Unless, when people have been saying that the female male combination can also be written as male female, can male male also be written as male male.

I *thought* you were on to something, and you were. You've got the solution right there.

We start with this, which everyone agrees on:

M M
M F
F M
F F

Then we get the information that at least one dog is male. Let's call this the Known Dog, or K for short. Now we have to go back to our table, and work on the line in bold, applying our new knowledge.

M M
M F
M F
F F

Well, we know Known Dog can't be female, so we have to get rid of that line completely, so we get (understanding that the "-" is just a placeholder that indicates no possibility):

M M
M F
F M
- -

Now we go to the next line, the one in bold, and once again apply the knowledge that Known Dog is Male.

M M
M F
F M

Well, Known Dog is male, there's only one M, so by process of elimination, we must have to replace the lone M with a K, so we get:

M M
M F
F K

Now we go to the middle line, the one in bold, and apply the knowledge that Known Dog is Male a third time.

M M
M F
F K

Well, same as before--one M, that must be Known Dog

M M
K F
F K

Now we move to the top line, and apply our knowledge.

M M
K F
F K

Oh Noes! How do we apply our knowledge to this line? We have to apply that knowledge, we can't just pretend we don't have it. The solution? We have to create a new line, a line that reflects the fact that in pairs where both puppies are male, the Known Dog could be either dog. So we get:

K M
M K
K F
F K

And as all are equally likely because they are all (1x.5) or (.5x1), and K=M for purposes of the question 'is this a pair of male dogs,' two out of four equally likely possibilities means a probability of 50%.

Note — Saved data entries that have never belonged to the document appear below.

__global__ void __launch_bounds__(256, 4) dwconv5_4x4_kernel(const ga_dwconv5_desc d, const int nchunks) {
    constexpr int NB = 16;
    __shared__ __attribute__((aligned(16))) float wS[25 * DW_CC];
    __shared__ __attribute__((aligned(16))) float tile[NB * 16 * DW_CC];
    const int tid = threadIdx.x, c4 = tid & 7, pl = tid >> 3;
    const int chunk = blockIdx.x % nchunks;
    const int n0 = (blockIdx.x / nchunks) * NB;
    const int nb = min(NB, d.N - n0);
    const int c = chunk * DW_CC + 4 * c4;
    const bool cok = c < d.C;
    const floatx4 zero = {0.f, 0.f, 0.f, 0.f};
    if (tid < 200) {
        const int t = tid >> 3;
        *reinterpret_cast<floatx4*>(wS + t * DW_CC + 4 * c4) = cok ? *reinterpret_cast<const floatx4*>(d.w + (size_t)t * d.C + c) : zero;
    }
    floatx4 bias = zero;
    if (cok && d.bias) bias = *reinterpret_cast<const floatx4*>(d.bias + c);
    {
        floatx4 v[8];
#pragma unroll
        for (int k = 0; k < 8; ++k) {
            const int p = pl + 32 * k;
            const bool ok = cok && p < nb * 16;
            v[k] = ok ? *reinterpret_cast<const floatx4*>(d.x + ((size_t)n0 * 16 + p) * d.C + c) : zero;
        }
#pragma unroll
        for (int k = 0; k < 8; ++k) {
            const int p = pl + 32 * k;
            floatx4 o = v[k];
            if (d.pro_act == GA_ACT_SILU) {
#pragma unroll
                for (int e = 0; e < 4; ++e) o[e] = o[e] * fast_sigmoid(o[e]);
            } else if (d.pro_act) {
#pragma unroll
                for (int e = 0; e < 4; ++e) o[e] = act_fwd_fast(o[e], d.pro_act);
            }
            *reinterpret_cast<floatx4*>(tile + p * DW_CC + 4 * c4) = o;
        }
    }
    __syncthreads();
    if (!cok) return;
    for (int s = pl; s < nb * 4; s += 32) {
        const int ni = s >> 2, h = s & 3;
        floatx4 acc[4] = {bias, bias, bias, bias};
        const int kh0 = max(0, 2 - h), kh1 = min(5, 6 - h);
        for (int kh = kh0; kh < kh1; ++kh) {
            const float* row = tile + ((ni * 4 + h + kh - 2) * 4) * DW_CC + 4 * c4;
            floatx4 in[4], w5[5];
#pragma unroll
            for (int j = 0; j < 4; ++j) in[j] = *reinterpret_cast<const floatx4*>(row + j * DW_CC);
#pragma unroll
            for (int kw = 0; kw < 5; ++kw) w5[kw] = *reinterpret_cast<const floatx4*>(wS + (kh * 5 + kw) * DW_CC + 4 * c4);
#pragma unroll
            for (int w = 0; w < 4; ++w)
#pragma unroll
                for (int j = 0; j < 4; ++j) {
                    const int kw = j - w + 2;
                    if (kw >= 0 && kw < 5) acc[w] += in[j] * w5[kw];
                }
        }
#pragma unroll
        for (int w = 0; w < 4; ++w) {
            const size_t o = (((size_t)(n0 + ni) * 4 + h) * 4 + w) * d.C + c;
            floatx4 v = acc[w];
            if (d.dact_x) {
                const int na = d.act_rep > 1 ? (n0 + ni) / d.act_rep : n0 + ni;
                const floatx4 u = *reinterpret_cast<const floatx4*>(d.dact_x + (((size_t)na * 4 + h) * 4 + w) * d.C + c);
                if (d.dact_act == GA_ACT_SILU) {
#pragma unroll
                    for (int e = 0; e < 4; ++e) { const float sg = fast_sigmoid(u[e]); v[e] *= sg * (1.0f + u[e] * (1.0f - sg)); }
                } else {
#pragma unroll
                    for (int e = 0; e < 4; ++e) v[e] *= act_bwd_fast(u[e], d.dact_act);
                }
            }
            *reinterpret_cast<floatx4*>(d.y + o) = v;
        }
    }
}

}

And so would you also say that out of a random collection of dogs, you would have this set:

MM
MM
MF
FM
FF
FF

?

Because if so, rethink. Then 1/3 of the pairs would be male male. Now I know you know that's not true.

Say you have a coin tossing experiment. Flip 4 coins at once, at least two of them are heads. What are the chances that the other two are heads.

Is HHHH the same as HHHH, and HHHH as well? What about HHHH, forgot that one. There are actually 6 of these. By this logic, it would actually be equally likely to two heads two tails, even though two heads, two tails is an exponentially more likely solution when you flip 4 coins. It goes like this:

6/11 chance 2 tails two heads
4/11 chance 1 tail 3 heads
1/11 chance 4 heads

 

[Samirat]

You can't deny that out of a random selection of 200 puppies, you will end up with, on average, 50 female female pairs.

I don't.

I deny that we can act as if we *did* wind up with 50 F/F pairs.

We took the 50 female pairs and placed the aside, separately.

How do you place aside something that doesn't exist?

What, are you saying there will be no female female pairs in the problem that Werepossum described? He just has random puppies, therefore there will be female female pairs. Why shouldn't they exist?

But this problem should be applicable to all pairs that DO contain at least one male. Meaning the other 150 (about). So, if we fit them to each of our respective probabilities, 50 percent results in significantly unequal quantities of male and female puppies across the board, which is not natural. 33 percent, however, results in the correct 1 to 1 ratio of male puppies to female puppies.

 

[mnimmny]

since fm == mf
if you place fm AND mf in the set you have to repeat your other sets too.

ugh. take your coin tossing and simplify it say you have 1 coin.
since, trivially, H == H and T == T. you can say your list of possible sets

is
H
or
T

which condenses

H
H
H
H

T
T
T
T

with an equal number of H and T's to however much your patience takes you.